Clinton, whether she knows it or not, is retelling a racist—though popular—version of American history which held sway in this country until relatively recently. Sometimes going under the handle of “The Dunning School,” and other times going under the “Lost Cause” label, the basic idea is that Reconstruction was a mistake brought about by vengeful Northern radicals. The result was a savage and corrupt government which in turn left former Confederates, as Clinton puts, it “discouraged and defiant.”
I completely disagree. First, Clinton was stating, imo, that she thinks Reconstruction would have gone better and differently if Lincoln had survived and not ended in "segregation and Jim Crow.This is not Dunning School, this is Great Man Theory.
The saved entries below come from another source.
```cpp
int hab_conv2d_fwd(const float* x, const float* w_fwd, const float* bias, float* y, int B, int H, int W, int C, int Cout,
                   int KH, int KW, int stride, int pad, int relu, float* ws, size_t ws_floats, hipStream_t stream);
int hab_obs_conv2d_fwd(const uint8_t* rgb, const float* depth, const int* rows, const float* w_fwd, const float* bias,
                       float* y, int B, int H, int W, int Cout, int KH, int KW, int stride, int pad, int relu, float* ws,
                       size_t ws_floats, hipStream_t stream);
#define HAB_OBS_FWD_FORM_OTHER 0
#define HAB_OBS_FWD_FORM_PATCH 1
#define HAB_OBS_FWD_FORM_PATCH_PLAIN 2
int hab_obs_conv2d_fwd_form(const uint8_t* rgb, const float* depth, const int* rows, const float* w_fwd, const float* bias,
                            float* y, int B, int H, int W, int Cout, int KH, int KW, int stride, int pad, int relu, const float* ws,
                            size_t ws_floats);
int hab_conv2d_dgrad(const float* dy, const float* w_dgrad, const float* relu_mask, const float* add, float* dx, int B,
                     int H, int W, int C, int Cout, int KH, int KW, int stride, int pad, float* ws, size_t ws_floats,
                     hipStream_t stream);
int hab_conv2d_wgrad(const float* x, const float* dy, float* dw_oihw, float* dbias, int B, int H, int W, int C, int Cout,
                     int KH, int KW, int stride, int pad, float* ws, size_t ws_floats, hipStream_t stream);
int hab_obs_conv2d_wgrad(const uint8_t* rgb, const float* depth, const int* rows, const float* dy, float* dw_oihw,
                         float* dbias, int B, int H, int W, int Cout, int KH, int KW, int stride, int pad, float* ws,
                         size_t ws_floats, hipStream_t stream);
#define HAB_OBS_WGRAD_FORM_IGEMM 0
#define HAB_OBS_WGRAD_FORM_IM2COL 1
#define HAB_OBS_WGRAD_FORM_STRIP 2
int hab_obs_conv2d_wgrad_form(const uint8_t* rgb, const float* depth, const int* rows, const float* dy, float* dw_oihw,
                              float* dbias, int B, int H, int W, int Cout, int KH, int KW, int stride, int pad, const float* ws,
                              size_t ws_floats);
#define HAB_CONV_DGRAD_FORM_GENERAL 0
#define HAB_CONV_DGRAD_FORM_CONV2_STRIP 1
#define HAB_CONV_DGRAD_FORM_CONV3_STRIP 2
int hab_conv2d_dgrad_form(const float* dy, const float* w_dgrad, const float* relu_mask, const float* add, float* dx, int B,
                          int H, int W, int C, int Cout, int KH, int KW, int stride, int pad, const float* ws, size_t ws_floats);
int hab_linear_fwd(const float* x, int ldx, const float* w, int ldw, const float* bias, float* y, int ldy, int M, int N,
                   int K, int relu, int accumulate, float* ws, size_t ws_floats, hipStream_t stream);
int hab_linear_dgrad(const float* dy, int lddy, const float* w, int ldw, const float* relu_mask, int ldmask, float* dx,
                     int lddx, int M, int n_in, int n_out, int accumulate, float* ws, size_t ws_floats,
                     hipStream_t stream);
int hab_linear_wgrad(const float* dy, int lddy, const float* x, int ldx, float* dw, int lddw, int M, int n_out, int n_in,
                     int perm_c, int perm_hw, int accumulate, float* ws, size_t ws_floats, hipStream_t stream);
int hab_colsum(const float* a, int lda, int M, int N, float* out, int accumulate, float* ws, size_t ws_floats,
               hipStream_t stream);
int hab_repack_conv_weight(const float* w_oihw, float* w_fwd, float* w_dgrad, int Cout, int Cin, int KH, int KW,
                           int cin_padded, hipStream_t stream);
int hab_repack_flatten_weight(const float* w, float* w_packed, int N, int C, int HW, hipStream_t stream);
int hab_transpose2d(const float* w, float* wt, int R, int C, hipStream_t stream);

int hab_obs_ingest_pool(const uint8_t* rgb, const float* depth, const int32_t* semantic, const int* rows, float* y, int B, int H, int W,
                        int cpad, int c_rgb, int c_depth, int c_sem ,
                        hipStream_t stream);
int hab_obs_ingest_pool_sensors(const void* const* sensors, const int32_t* dtypes, const int32_t* channels, const float* scales, int n,
                                const int* rows, float* y, int B, int H, int W, int cpad, const float* norm_mean, const float* norm_var,
                                const float* pivot, double* mom_partial, int* mom_blocks, hipStream_t stream);
int hab_fused_gather(const float* const* sensors, const int32_t* widths, int n, const int* rows, float* dst, int ld, int col0, int pad0,
                     int npad, int B, hipStream_t stream);
int hab_channel_moments(const float* x, int64_t npix, int cpad, int mode, const float* mean, float* out, double* scratch,
                        int scratch_len, hipStream_t stream);
int hab_running_mean_var_update(float* r_mean, float* r_var, float* r_count, const float* b_mean, const float* b_var, float n, int C,
                                hipStream_t stream);
int hab_running_mean_var_normalize(float* x, int64_t npix, int cpad, int C, const float* mean, const float* var, hipStream_t stream);
int hab_groupnorm_fwd(const float* x, float* y, const float* gamma, const float* beta, const float* residual, float* mean,
                      float* rstd, int B, int HW, int C, int groups, int relu, float eps, float* ws, int64_t ws_floats,
                      hipStream_t stream);
int hab_groupnorm_bwd(const float* x, const float* dy, const float* relu_out, float* dx, float* dy_masked, const float* gamma,
                      const float* mean, const float* rstd, float* chan_sums, int B, int HW, int C, int groups, float* ws,
                      int64_t ws_floats, hipStream_t stream);
// ... 202 lines not shown
```

Measured before the change: 66940 env-steps/s.

## Carry overlapping input rows across strips in 3x3 conv weight-gradient kernel

Adds a carried-row variant of the bf16x3 strip weight-gradient kernel for the unpadded shapes (1 and 4). Consecutive strips of the same image reuse the overlapping input rows already in LDS, copying them down instead of refetching and re-splitting them from global memory. Shape 1 also splits the channel tiles across extra waves (HS=2) to add parallelism. A form selector and a query entry point choose between the carried and plain variants, with an env bit to force plain. The cost is more register and LDS traffic for the copy, plus a larger block size.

Now the Great Man Theory is equally absurd. And Matt Yglesias is right that Eric Foner's seminal book on Reconstruction describes the process correctly:
The now-dominant view, closely associated with Eric Foner's book Reconstruction: America's Unfinished Revolution1, is much more straightforward. The Republican Party was formed by people who didn't like slavery. The Civil War was initiated by Southerners who really liked slavery. Lincoln acted to end slavery. And after the war the Radical Republicans attempted, rather nobly, to impose legal equality between the races.
Reconstruction, in this view, failed because the white South fought so hard against it, and because it turned out that while most white Northerners didn't like slavery, they also didn't like racial equality, and certainly didn't like racial equality enough to invest the money and manpower that would be needed to enforce it.
I agree with Foner and do not believe even a "Great Man" like Lincoln would have held back these forces for a long period of time. The backlash was inevitable.
But this is not a Dunning School mistake. It is a Great Man Theory mistake. In my view, Coates and Yglesias have completely misunderstood what Clinton was saying in that short statement last night. She was not saying Reconstruction was bad - after all, she decried that segregation and Jim Crowism resulted in the backlash. She was saying Lincoln would have found a way to avoid the backlash because, you know, Lincoln was great. And she is wrong on that. The forces were beyond Lincoln imo.
In any event, maybe they should ask her.